PROMPT
Go through the material line by line and copy each one with the word "tRPair".
** Opening INFORMATION PROVIDED block **
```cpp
#define SF_DEFER_ROWS_256 3
template <int NQ>
struct SfTrail {
  int F[NQ];
  int f3n;
  int row;
};
template <int NQ>
__device__ __forceinline__ void sf_trail_load(const int16_t *cgp, const int W, const int lane, const int i, int (&c)[NQ]) {
#pragma unroll
  for (int q = 0; q < NQ; q++) {
    const int j = lane + 1 + 64 * q;
    c[q] = (i >= 1 && j <= W && i + SFD_TURN + 1 <= j) ? (int)cgp[SF_CGIDX(i, j)] : SF_INF16;
  }
}
template <int NQ>
__device__ __forceinline__ void sf_trail_row(SfTrail<NQ> &T, const int lane, const int i, const int (&c)[NQ]) {
  if (i < 1) return;
  int m = c[0] + T.F[0];
#pragma unroll
  for (int q = 1; q < NQ; q++) m = sfd_min(m, c[q] + T.F[q]);
  T.f3n = sfd_min(T.f3n, sf_wave_min(m));
  if (i >= 2) {
    const int l = (i - 2) & 63, h = (i - 2) >> 6;
#pragma unroll
    for (int q = 0; q < NQ; q++) T.F[q] = (lane == l && h == q) ? T.f3n : T.F[q];
  }
}
template <int NQ, int NR>
__device__ __forceinline__ void sf_trail_rows(SfTrail<NQ> &T, const int lane, const int nrows, const int (&c)[NR][NQ]) {
#pragma unroll
  for (int k = 0; k < NR; k++)
    if (k < nrows) sf_trail_row<NQ>(T, lane, T.row - k, c[k]);
  T.row -= nrows;
// ... 62 lines not shown
  uint8_t *const hcP = (uint8_t *)hcC + (W + 2), *const hcE = hcP + (W + 2);
  int16_t *const scS = (int16_t *)(smem + Lo.off_hc + (((3 * (W + 2)) + 1) & ~1));
  X.hc.c = (HC && cons_rows) ? hcC : nullptr; X.hc.partner = hcP; X.hc.encl = hcE;
  X.sc = (HC && sc_rows) ? scS : nullptr;
  X.fML = (int16_t *)smem;
  X.CI = (int16_t *)(smem + Lo.off_ci);
  X.C1N = nullptr; X.CB = nullptr;
  X.BN = (int16_t *)(smem + Lo.off_c1n);
#ifdef SF_EMUL
  sf_emul_bn_base = (const char *)X.BN; sf_emul_ci_base = (const char *)X.CI;
  sf_emul_shadow_span((const char *)(smem + Lo.off_ci), (const char *)(smem + Lo.off_tab));
#endif
  X.DMLr = nullptr;
  int16_t *tab = (int16_t *)(smem + Lo.off_tab);
  X.t23 = tab; X.tI = tab + 175 - 25; X.t1n = tab + 325 - 25; X.tM = tab + 475 - 25; X.tH = tab + 625 - 25;
  X.tE = tab + 775 - 25; X.cg_ext = 1;
  X.tStack = tab + 925; X.tD5 = tab + 989; X.tD3 = tab + 1029;
  uint8_t *tPair = (uint8_t *)(tab + 1069);
  X.tPair = tPair;
  uint8_t *tRPair = (uint8_t *)(tab + SF_FAST_TAB_OLD);
  int16_t *t23in = tab + SF_FAST_TAB_OLD + 32;
  X.tRPair = tRPair; X.t23in = t23in;
  int32_t *flag = (int32_t *)(smem + Lo.off_flag);
  uint8_t *S = (uint8_t *)(smem + Lo.off_S);
  X.S = S;
  X.D = D; X.F = F; X.R = Rows; X.W = W; X.fold = FOLD; X.maxd = D->max_pair_dist;
  constexpr bool MERGE = MG && (NG == 128);
  constexpr bool UNPK = SF_FAST_UNPACK && (NG == 128);
  constexpr bool SHORTU = SF_FAST_SHORT && UNPK && !HC;
  static_assert(SF_FAST_TINY_D0 >= 10 && SF_FAST_TINY_D0 <= SF_FAST_SHORT_D1 && SF_FAST_SHORT_D1 <= SF_FAST_SHORT_D2 &&
                SF_FAST_SHORT_D2 <= SF_FAST_SHORT_D3 && SF_FAST_SHORT_D1 >= 14, "SHORT loops: d0 >= 10 (no tabulated hairpin, sizes 0 .. 4 exist), caps >= 7");
  constexpr bool LGLOOPS = MG && (NG == 128);
  constexpr bool ROLE_LOOPS = (NG == 128);
  constexpr int TBLK = WT > 0 ? 1 : (NG == 128 ? (MG ? 2 : 1) : 0);
  X.bn_dup = (NG == 128);
  uint8_t *const cell_list = (MG && W >= SF_HELP_MERGE_MAXW) ? (uint8_t *)((int16_t *)(smem + Lo.off_tab) + 1069 + 32 + 1)
                                                            : (uint8_t *)(smem + Lo.off_list);
  X.TAU = D->P.TerminalAU; X.MLbase = D->P.MLbase; X.MLclosing = D->P.MLclosing; X.MLintern = D->P.MLintern[1];
  int32_t *f5s = (int32_t *)(smem + Lo.off_ci);
  int16_t *tExt = (int16_t *)(smem + Lo.off_ci + (((W + 1) * 4 + 3) & ~3));

  const int tid = threadIdx.x;
  X.cg = cg_all + (size_t)sf_fast_scratch_slot(blockIdx.x, gridDim.x) * SF_CG_ENTRIES(W);
  for (int x = tid; x < 175; x += NT) {
    tab[x] = F->mm23[x];
    if (x < 150) {
      tab[175 + x] = F->mmI[25 + x]; tab[325 + x] = F->mm1n[25 + x]; tab[475 + x] = F->mmM[25 + x];
      tab[625 + x] = F->mmH[25 + x]; tab[775 + x] = F->mmExt[25 + x];
    }
  }
  for (int x = tid; x < 175; x += NT) t23in[x] = F->mm23in[x];
  for (int x = tid; x < 64; x += NT) { tab[925 + x] = F->stackT[x]; tPair[x] = F->pair[x]; tRPair[x] = F->rpair[x]; }
  for (int x = tid; x < 40; x += NT) { tab[989 + x] = F->d5[x]; tab[1029 + x] = F->d3[x]; }

  {
    int16_t *uni = tab + 1069 + 32 + 1;
    X.uNIN = uni;
    for (int x = tid; x < 128; x += NT) uni[x] = F->uni[x];
  }
  const int grp = SF_WAVE_UNIFORM(tid / NG);
  const int tg = tid - grp * NG;
  constexpr int CENTRE = (NG == 256) ? 128 : 32;
  constexpr bool SHARE = SF_DML_HELPER_BIAS(NG, WT) < 10000;
  constexpr bool DML2 = (NG == 128);
  const int OFFs = ((W + 1) >> 1) - CENTRE;
  const int OFF = (NG > 64) ? (OFFs + NG) & (NG - 1) : 0;
// ... 66 lines not shown
    const bool trail_this = defer_on && !(db_out && (seq % trace_stride) == 0);
    if (sweeper) {
#pragma unroll
      for (int q = 0; q < NQ; q++) T.F[q] = 0;
      T.f3n = 0; T.row = trail_this ? W - SFD_TURN - 1 : 0;
    }
    int ovf = 0;
    uint32_t H[14];
    int dprev = SF_INF16;
    int fnb = SF_FAST_BIG;
#pragma unroll
    for (int k = 0; k < 14; k++) H[k] = (uint32_t)SF_INF16 | ((uint32_t)SF_INF16 << 16);

    int slot2 = (SFD_TURN + 1 + grp - 2) % SF_FAST_NR, slotd = (SFD_TURN + 1 + grp) % SF_FAST_NR;
    auto build_list = [&](const int dd0) {
      const int lane = tid & 63;
      const int d1 = dd0 + 1;
      const int iH = ((v - 64) & (NG - 1)) - (dd0 >> 1);
      const bool vA = (dd0 < W) && (iH >= 1) && (iH + dd0 <= W), vB = (d1 < W) && (iH >= 1) && (iH + d1 <= W);
      const int tA = (vA && dd0 <= X.maxd) ? X.tPair[S[iH] * 8 + S[iH + dd0]] : 0;
      const int tB = (vB && d1 <= X.maxd) ? X.tPair[S[iH] * 8 + S[iH + d1]] : 0;
      const unsigned long long mA = __ballot(tA != 0), mB = __ballot(tB != 0);
      const int cA = __popcll(mA);
      uint8_t *list = cell_list + (((dd0 >> 1) & 1) << 7);
      const unsigned long long below = (1ull << lane) - 1ull;
      if (tA) list[__popcll(mA & below)] = (uint8_t)iH;
      if (tB) list[cA + __popcll(mB & below)] = (uint8_t)(iH | 128);
      if (lane == 0) list[127] = (uint8_t)(cA + __popcll(mB));
      if (lane == 0) SF_EMUL_WROTE(list, 64);
    };
    SfHU HU;
    const int grp_wave = grp;
    const bool sweeper_wave = sweeper;
    auto step = [&](const int d0, auto kind_tag, auto role_tag) {
      constexpr SfStep KIND = decltype(kind_tag)::value;
      constexpr SfRole ROLE = decltype(role_tag)::value;
      constexpr bool ROLES = ROLE != SF_ROLE_ALL;
      static_assert(!ROLES || (NG == 128 && KIND >= SF_STEP_SPLIT && KIND <= SF_STEP_SPLIT8), "roles: the narrow kernel's split steps");
      const int grp = ROLES ? (int)(ROLE == SF_ROLE_MAIN_ODD || ROLE == SF_ROLE_HELP_ODD) : grp_wave;
      const bool hwave = ROLES ? ROLE >= SF_ROLE_HELP_EVEN : tg >= 64;
      const bool sweeper = ROLES ? ROLE == SF_ROLE_HELP_ODD : sweeper_wave;
      constexpr int LGC = KIND == SF_STEP_SPLIT16 ? 4 : (KIND == SF_STEP_SPLIT8 ? 3 : (KIND == SF_STEP_SPLIT && LGLOOPS ? 5 : 0));
      constexpr bool DO_G = KIND == SF_STEP_SIZED, DO_CH = KIND == SF_STEP_GUARDED;
      const int d = d0 + grp;
      constexpr bool DO_SH = KIND >= SF_STEP_SHORT_A && KIND <= SF_STEP_SHORT_C;
      constexpr int SHCAP = KIND == SF_STEP_SHORT_A ? SF_FAST_SHORT_D1 - 7 : (KIND == SF_STEP_SHORT_B ? SF_FAST_SHORT_D2 - 7 : SFD_MAXLOOP);
      if (!ROLES && d0 == SFD_TURN + 1 + 2 && tid == 0) *next_slot = fetched;
      if (!ROLES && d0 == SFD_TURN + 1 + 4) next_seq = SF_WAVE_UNIFORM(*next_slot);
      constexpr bool split = KIND >= SF_STEP_SPLIT;
      constexpr bool narrow = KIND == SF_STEP_NARROW;
      if (NARROW && d0 == narrow_d0) {
        uint32_t *const xa = (uint32_t *)X.BN;
        const int RWc = W - 4;
        if (tg >= 96 && tg < 160) {
#pragma unroll
          for (int k = 0; k < 14; k++) xa[(grp * 16 + k) * RWc + 100 + (tg - 96)] = H[k];
          xa[(grp * 16 + 14) * RWc + 100 + (tg - 96)] = (uint32_t)dprev;
          xa[(grp * 16 + 15) * RWc + 100 + (tg - 96)] = (uint32_t)fnb;
        }
        __syncthreads();
        if (tg >= 64 && tg < 128) {
#pragma unroll
          for (int k = 0; k < 14; k++) H[k] = xa[(grp * 16 + k) * RWc + 100 + (tg - 64)];
          dprev = (int)xa[(grp * 16 + 14) * RWc + 100 + (tg - 64)];
          fnb = (int)xa[(grp * 16 + 15) * RWc + 100 + (tg - 64)];
        }
        __syncthreads();
      }
      const bool helper = split && (NG == 256 ? (narrow ? tg < 64 : (tg < 64 || tg >= 192)) : hwave);
      const int vh = NG == 256 ? (narrow ? v + 96 : (tg < 64 ? v + 64 : v - 64)) : v - 64;
      const int vm = narrow ? ((v + 32) & (NG - 1)) : v;
      constexpr bool DML4 = NARROW && (WT == 200);
      const bool dmlw = DML4 && narrow && tg >= 128;
      const int vd = tg >= 192 ? v - 96 : v - 32;
      const int i = (NARROW && !DML4 && narrow && tg >= 128) ? -1
                    : ((dmlw ? (vd & (NG - 1)) : (helper ? (vh & (NG - 1)) : vm)) - (d >> 1));
      const int dml_terms = d - 2 * SFD_TURN - 2;
      const int dml_cut = d - SFD_TURN - 1 - sfd_max(sfd_min(dml_terms / 2 - SF_DML_HELPER_BIAS(NG, WT), dml_terms), 0);
      const bool valid = (d < W) && (i >= 1) && (i + d <= W);
      int fpart = SF_FAST_BIG;
      int dec = SF_FAST_BIG, eh = SF_FAST_BIG, e0 = SF_FAST_BIG;
      SfPub pub;
      pub.a = pub.b = 0; pub.tau = 0; pub.type = 0;
      int dc[DROWS][NQ];
      const bool sweep_now = defer_on && sweeper && split && T.row > 0;
      const int sweep_rows = sweep_now ? sfd_max(sfd_min(defer_rows, T.row - (W - d0)), 0) : 0;
      if (sweep_now) {
#pragma unroll
        for (int k = 0; k < DROWS; k++)
          if (k < sweep_rows) sf_trail_load<NQ>(X.cg, W, tid & 63, T.row - k, dc[k]);
      }
      if (__ballot(valid)) {
        if (DO_G && d0 < 8) sf_fast_cell<true, WT, SF_SEC_ALL, false, FOLD, 1>(X, d, i, valid, slot2, slotd, H, HU, ovf, grp == 0, fnb, fpart, dec, eh, e0, dprev, pub);
        else if (DO_G && d0 < SF_FAST_TINY_D0) sf_fast_cell<true, WT, SF_SEC_ALL, false, FOLD, 5>(X, d, i, valid, slot2, slotd, H, HU, ovf, grp == 0, fnb, fpart, dec, eh, e0, dprev, pub);
        else if (DO_CH && d0 < SF_FAST_CHUNK_D0) sf_fast_cell<false, WT, SF_SEC_ALL, true, FOLD, SFD_MAXLOOP, TBLK>(X, d, i, valid, slot2, slotd, H, HU, ovf, grp == 0, fnb, fpart, dec, eh, e0, dprev, pub);
        else if (DO_SH) sf_fast_cell<false, WT, SF_SEC_ALL, false, FOLD, SHORTU ? SHCAP : SFD_MAXLOOP, TBLK, false, SHORTU, SHORTU>(X, d, i, valid, slot2, slotd, H, HU, ovf, grp == 0, fnb, fpart, dec, eh, e0, dprev, pub);
        else if (!split) sf_fast_cell<false, WT, SF_SEC_ALL, false, FOLD, SFD_MAXLOOP, TBLK, false, UNPK && KIND == SF_STEP_UNSPLIT>(X, d, i, valid, slot2, slotd, H, HU, ovf, grp == 0, fnb, fpart, dec, eh, e0, dprev, pub);
        else if (DML4 && narrow) {
          const int nmain = dml_terms / 5, cA = SFD_TURN + 1 + nmain, cB = cA + (dml_terms - nmain + 1) / 2;
          uint32_t *const xa = (uint32_t *)X.BN;
          if (dmlw) {
            const bool wB = tg >= 192;
            sf_fast_cell<false, WT, SF_SEC_DML, false, FOLD, SFD_MAXLOOP, TBLK>(X, d, i, valid, slot2, slotd, H, HU, ovf, false, fnb, fpart, dec, eh, e0, dprev, pub, wB ? cB : cA, wB ? (1 << 20) : cB - 1);
            if (valid) xa[(grp * 16 + (wB ? 1 : 0)) * (W - 4) + 100 + (tg & 63)] = (uint32_t)sfd_min(dec, 32000);
          } else if (!helper) {
            sf_fast_cell<false, WT, SF_SEC_P1 | SF_SEC_C0 | SF_SEC_DML | SF_SEC_PRE, false, FOLD, SFD_MAXLOOP, TBLK>(X, d, i, valid, slot2, slotd, H, HU, ovf, grp == 0, fnb, fpart, dec, eh, e0, dprev, pub, SFD_TURN + 1, cA - 1);
          } else {
            sf_fast_cell<false, WT, SF_SEC_HELP, false, FOLD, SFD_MAXLOOP, TBLK>(X, d, i, valid, slot2, slotd, H, HU, ovf, grp == 0, fnb, fpart, dec, eh, e0, dprev, pub);
            if (valid) X.BN[2 * (slotd * (W - 4) + i - 1)] = (int16_t)sfd_min(eh, 32000);
          }
        }
        else if (!helper) {
          if (SHARE) sf_fast_cell<false, WT, SF_SEC_P1 | SF_SEC_C0 | SF_SEC_DML | SF_SEC_PRE, false, FOLD, SFD_MAXLOOP, TBLK>(X, d, i, valid, slot2, slotd, H, HU, ovf, grp == 0, fnb, fpart, dec, eh, e0, dprev, pub, SFD_TURN + 1, dml_cut - 1);
          else {
            static_assert(SHARE || DML2, "a main wave either shares the multiloop split with its helpers (NG = 256) or runs it two cells per lane (NG = 128)");
            dec = sf_fast_dml2<WT, LGC>(X, d, tid & 63, i, valid);
            sf_fast_cell<false, WT, SF_SEC_P1 | SF_SEC_C0 | SF_SEC_PRE, false, FOLD, SFD_MAXLOOP, TBLK, false, UNPK && split>(X, d, i, valid, slot2, slotd, H, HU, ovf, grp == 0, fnb, fpart, dec, eh, e0, dprev, pub);
          }
        } else if (MERGE) {
          const int lane = tid & 63;
          const uint8_t *list = cell_list + (((d0 >> 1) & 1) << 7);
          const int cT = SF_WAVE_UNIFORM((int)list[127]);
          const int e = (grp << 6) + lane;
          if (SF_WAVE_UNIFORM(cT > (grp << 6))) {
            const bool vC = e < cT;
            const int ent = vC ? list[e] : 1;
            const int g = ent >> 7, iC = ent & 127;
            const int s2 = slot2 - grp < 0 ? slot2 - grp + SF_FAST_NR : slot2 - grp;
            const int sd0 = slotd - grp < 0 ? slotd - grp + SF_FAST_NR : slotd - grp;
            const int sd1 = sd0 + 1 >= SF_FAST_NR ? 0 : sd0 + 1;
            SfFastCtx Xh = X;
            Xh.BN = X.BN + 2 * g * (W - 4);
            sf_fast_cell<false, WT, SF_SEC_HELP, false, FOLD, SFD_MAXLOOP, TBLK, true>(Xh, d0 + g, iC, vC, s2, sd0, H, HU, ovf, false, fnb, fpart, dec, eh, e0, dprev, pub);
            if (vC) { X.BN[2 * ((g ? sd1 : sd0) * (W - 4) + iC - 1)] = (int16_t)sfd_min(eh, 32000); SF_EMUL_WROTE(X.BN + 2 * ((g ? sd1 : sd0) * (W - 4) + iC - 1), 1); }
          }
        } else {
          if (SHARE) {
            sf_fast_cell<false, WT, SF_SEC_HELP | SF_SEC_DML, false, FOLD, SFD_MAXLOOP, TBLK>(X, d, i, valid, slot2, slotd, H, HU, ovf, grp == 0, fnb, fpart, dec, eh, e0, dprev, pub, dml_cut);
            if (valid) {
              X.BN[2 * (slotd * (W - 4) + i - 1)] = (int16_t)sfd_min(eh, 32000);
              X.CI[slotd * (W - 4) + i - 1] = (int16_t)sfd_min(dec, 32000);
            }
          } else {
            sf_fast_cell<false, WT, SF_SEC_HELP, false, FOLD, SFD_MAXLOOP, TBLK>(X, d, i, valid, slot2, slotd, H, HU, ovf, grp == 0, fnb, fpart, dec, eh, e0, dprev, pub);
            if (valid) { X.BN[2 * (slotd * (W - 4) + i - 1)] = (int16_t)sfd_min(eh, 32000); SF_EMUL_WROTE(X.BN + 2 * (slotd * (W - 4) + i - 1), 1); }
          }
        }
      }
      if (sweep_now && sweep_rows > 0) sf_trail_rows<NQ, DROWS>(T, tid & 63, sweep_rows, dc);
      if (MERGE && grp == 1 && hwave && (ROLES || d0 + 2 >= split_d0) && d0 + 2 < W) build_list(d0 + 2);
      if (split) {
        __syncthreads();
        if (!helper && !dmlw && __ballot(valid)) {
          if (valid) {
            eh = X.BN[2 * (slotd * (W - 4) + i - 1)];
            if (DML4 && narrow) {
              const uint32_t *const xa = (const uint32_t *)X.BN;
              dec = sfd_min(dec, sfd_min((int)xa[(grp * 16) * (W - 4) + 100 + (tg & 63)], (int)xa[(grp * 16 + 1) * (W - 4) + 100 + (tg & 63)]));
            } else if (SHARE) dec = sfd_min(dec, (int)X.CI[slotd * (W - 4) + i - 1]);
          }
          sf_fast_cell<false, WT, SF_SEC_FIN | SF_SEC_POST, false, FOLD, SFD_MAXLOOP, TBLK>(X, d, i, valid, slot2, slotd, H, HU, ovf, grp == 0, fnb, fpart, dec, eh, e0, dprev, pub);
        }
      }
      __syncthreads();
      if (grp == 0 && valid && !helper && !dmlw) {
        const int d1 = d0 + 1;
        const int16_t *pd = X.fML + FBASE(d1), *pe = X.fML + FBASE(d0);
        const bool ex0 = i + d1 <= W, ex1 = i >= 2;
        const int ia = i - 1, ib = ex1 ? i - 2 : 0;
        const int p0 = pd[ia], p1 = pd[ib], q0 = pe[i], q1 = pe[ia], q2 = pe[ib];
        const int v0 = sfd_min(p0, sfd_min(q0, q1) + X.MLbase), v1 = sfd_min(p1, sfd_min(q1, q2) + X.MLbase);
        if ((ex0 && v0 < SF_FAST_OVF) || (ex1 && v1 < SF_FAST_OVF)) ovf = 1;
        const int g0 = (ex0 && v0 <= SF_FAST_THRESH) ? v0 : SF_INF16, g1 = (ex1 && v1 <= SF_FAST_THRESH) ? v1 : SF_INF16;
        if (ex0) X.fML[FBASE(d1) + ia] = (int16_t)g0;
        fnb = sfd_min(g0, g1) + X.MLbase;
      }
      slot2 += 2; if (slot2 >= SF_FAST_NR) slot2 -= SF_FAST_NR;
      slotd += 2; if (slotd >= SF_FAST_NR) slotd -= SF_FAST_NR;
    };
    {
      int d0 = SFD_TURN + 1;
      constexpr SfRoleTag<SF_ROLE_ALL> all_roles{};
      auto unpack_state = [&]() {
#pragma unroll
        for (int x = 0; x < 27; x++) HU.v[x] = (short)((x & 1) ? (H[x >> 1] >> 16) : (H[x >> 1] & 0xffffu));
      };
      for (; d0 < SF_FAST_TINY_D0 && d0 < W; d0 += 2) step(d0, SfStepTag<SF_STEP_SIZED>{}, all_roles);
      if constexpr (SHORTU) {
        unpack_state();
        for (; d0 < SF_FAST_SHORT_D1 && d0 < W; d0 += 2) step(d0, SfStepTag<SF_STEP_SHORT_A>{}, all_roles);
        for (; d0 < SF_FAST_SHORT_D2 && d0 < W; d0 += 2) step(d0, SfStepTag<SF_STEP_SHORT_B>{}, all_roles);
        for (; d0 < SF_FAST_SHORT_D3 && d0 < W; d0 += 2) step(d0, SfStepTag<SF_STEP_SHORT_C>{}, all_roles);
      } else {
        for (; d0 < SF_FAST_CHUNK_D0 && d0 < W; d0 += 2) step(d0, SfStepTag<SF_STEP_GUARDED>{}, all_roles);
        if constexpr (UNPK) unpack_state();
      }
      for (; d0 < split_d0 && d0 < W; d0 += 2) step(d0, SfStepTag<SF_STEP_UNSPLIT>{}, all_roles);
      auto split_loops = [&](auto role_tag) {
        if constexpr (LGLOOPS) {
          for (; d0 < W - 30 && d0 < W; d0 += 2) step(d0, SfStepTag<SF_STEP_SPLIT>{}, role_tag);
          for (; d0 < W - 14 && d0 < W; d0 += 2) step(d0, SfStepTag<SF_STEP_SPLIT16>{}, role_tag);
          for (; d0 < W; d0 += 2) step(d0, SfStepTag<SF_STEP_SPLIT8>{}, role_tag);
        }
        for (; d0 < W; d0 += 2) step(d0, SfStepTag<SF_STEP_SPLIT>{}, role_tag);
      };
      if constexpr (ROLE_LOOPS) {
        const int wave = SF_WAVE_UNIFORM(tid >> 6);
        if (wave == 0) split_loops(SfRoleTag<SF_ROLE_MAIN_EVEN>{});
        else if (wave == 2) split_loops(SfRoleTag<SF_ROLE_MAIN_ODD>{});
        else if (wave == 1) split_loops(SfRoleTag<SF_ROLE_HELP_EVEN>{});
        else split_loops(SfRoleTag<SF_ROLE_HELP_ODD>{});
        if (wave != 3) {
#pragma unroll
          for (int q = 0; q < NQ; q++) T.F[q] = 0;
          T.f3n = 0; T.row = 0;
        }
      } else {
        for (; d0 < (NARROW ? narrow_d0 : W) && d0 < W; d0 += 2) step(d0, SfStepTag<SF_STEP_SPLIT>{}, all_roles);
      }
      if constexpr (NARROW)
        for (; d0 < W; d0 += 2) step(d0, SfStepTag<SF_STEP_NARROW>{}, all_roles);
    }

    if (ovf) flag[0] = 1;
    if (trail_this) {
      __syncthreads();
      if (sweeper) {
        while (T.row >= 1) {
          int tc[4][NQ];
#pragma unroll
          for (int k = 0; k < 4; k++) sf_trail_load<NQ>(X.cg, W, tid & 63, T.row - k, tc[k]);
// ... 80 lines not shown
```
** Closing INFORMATION PROVIDED block **
RESULT OF THE TASK
  uint8_t *tRPair = (uint8_t *)(tab + SF_FAST_TAB_OLD);
  X.tRPair = tRPair; X.t23in = t23in;
  for (int x = tid; x < 64; x += NT) { tab[925 + x] = F->stackT[x]; tPair[x] = F->pair[x]; tRPair[x] = F->rpair[x]; }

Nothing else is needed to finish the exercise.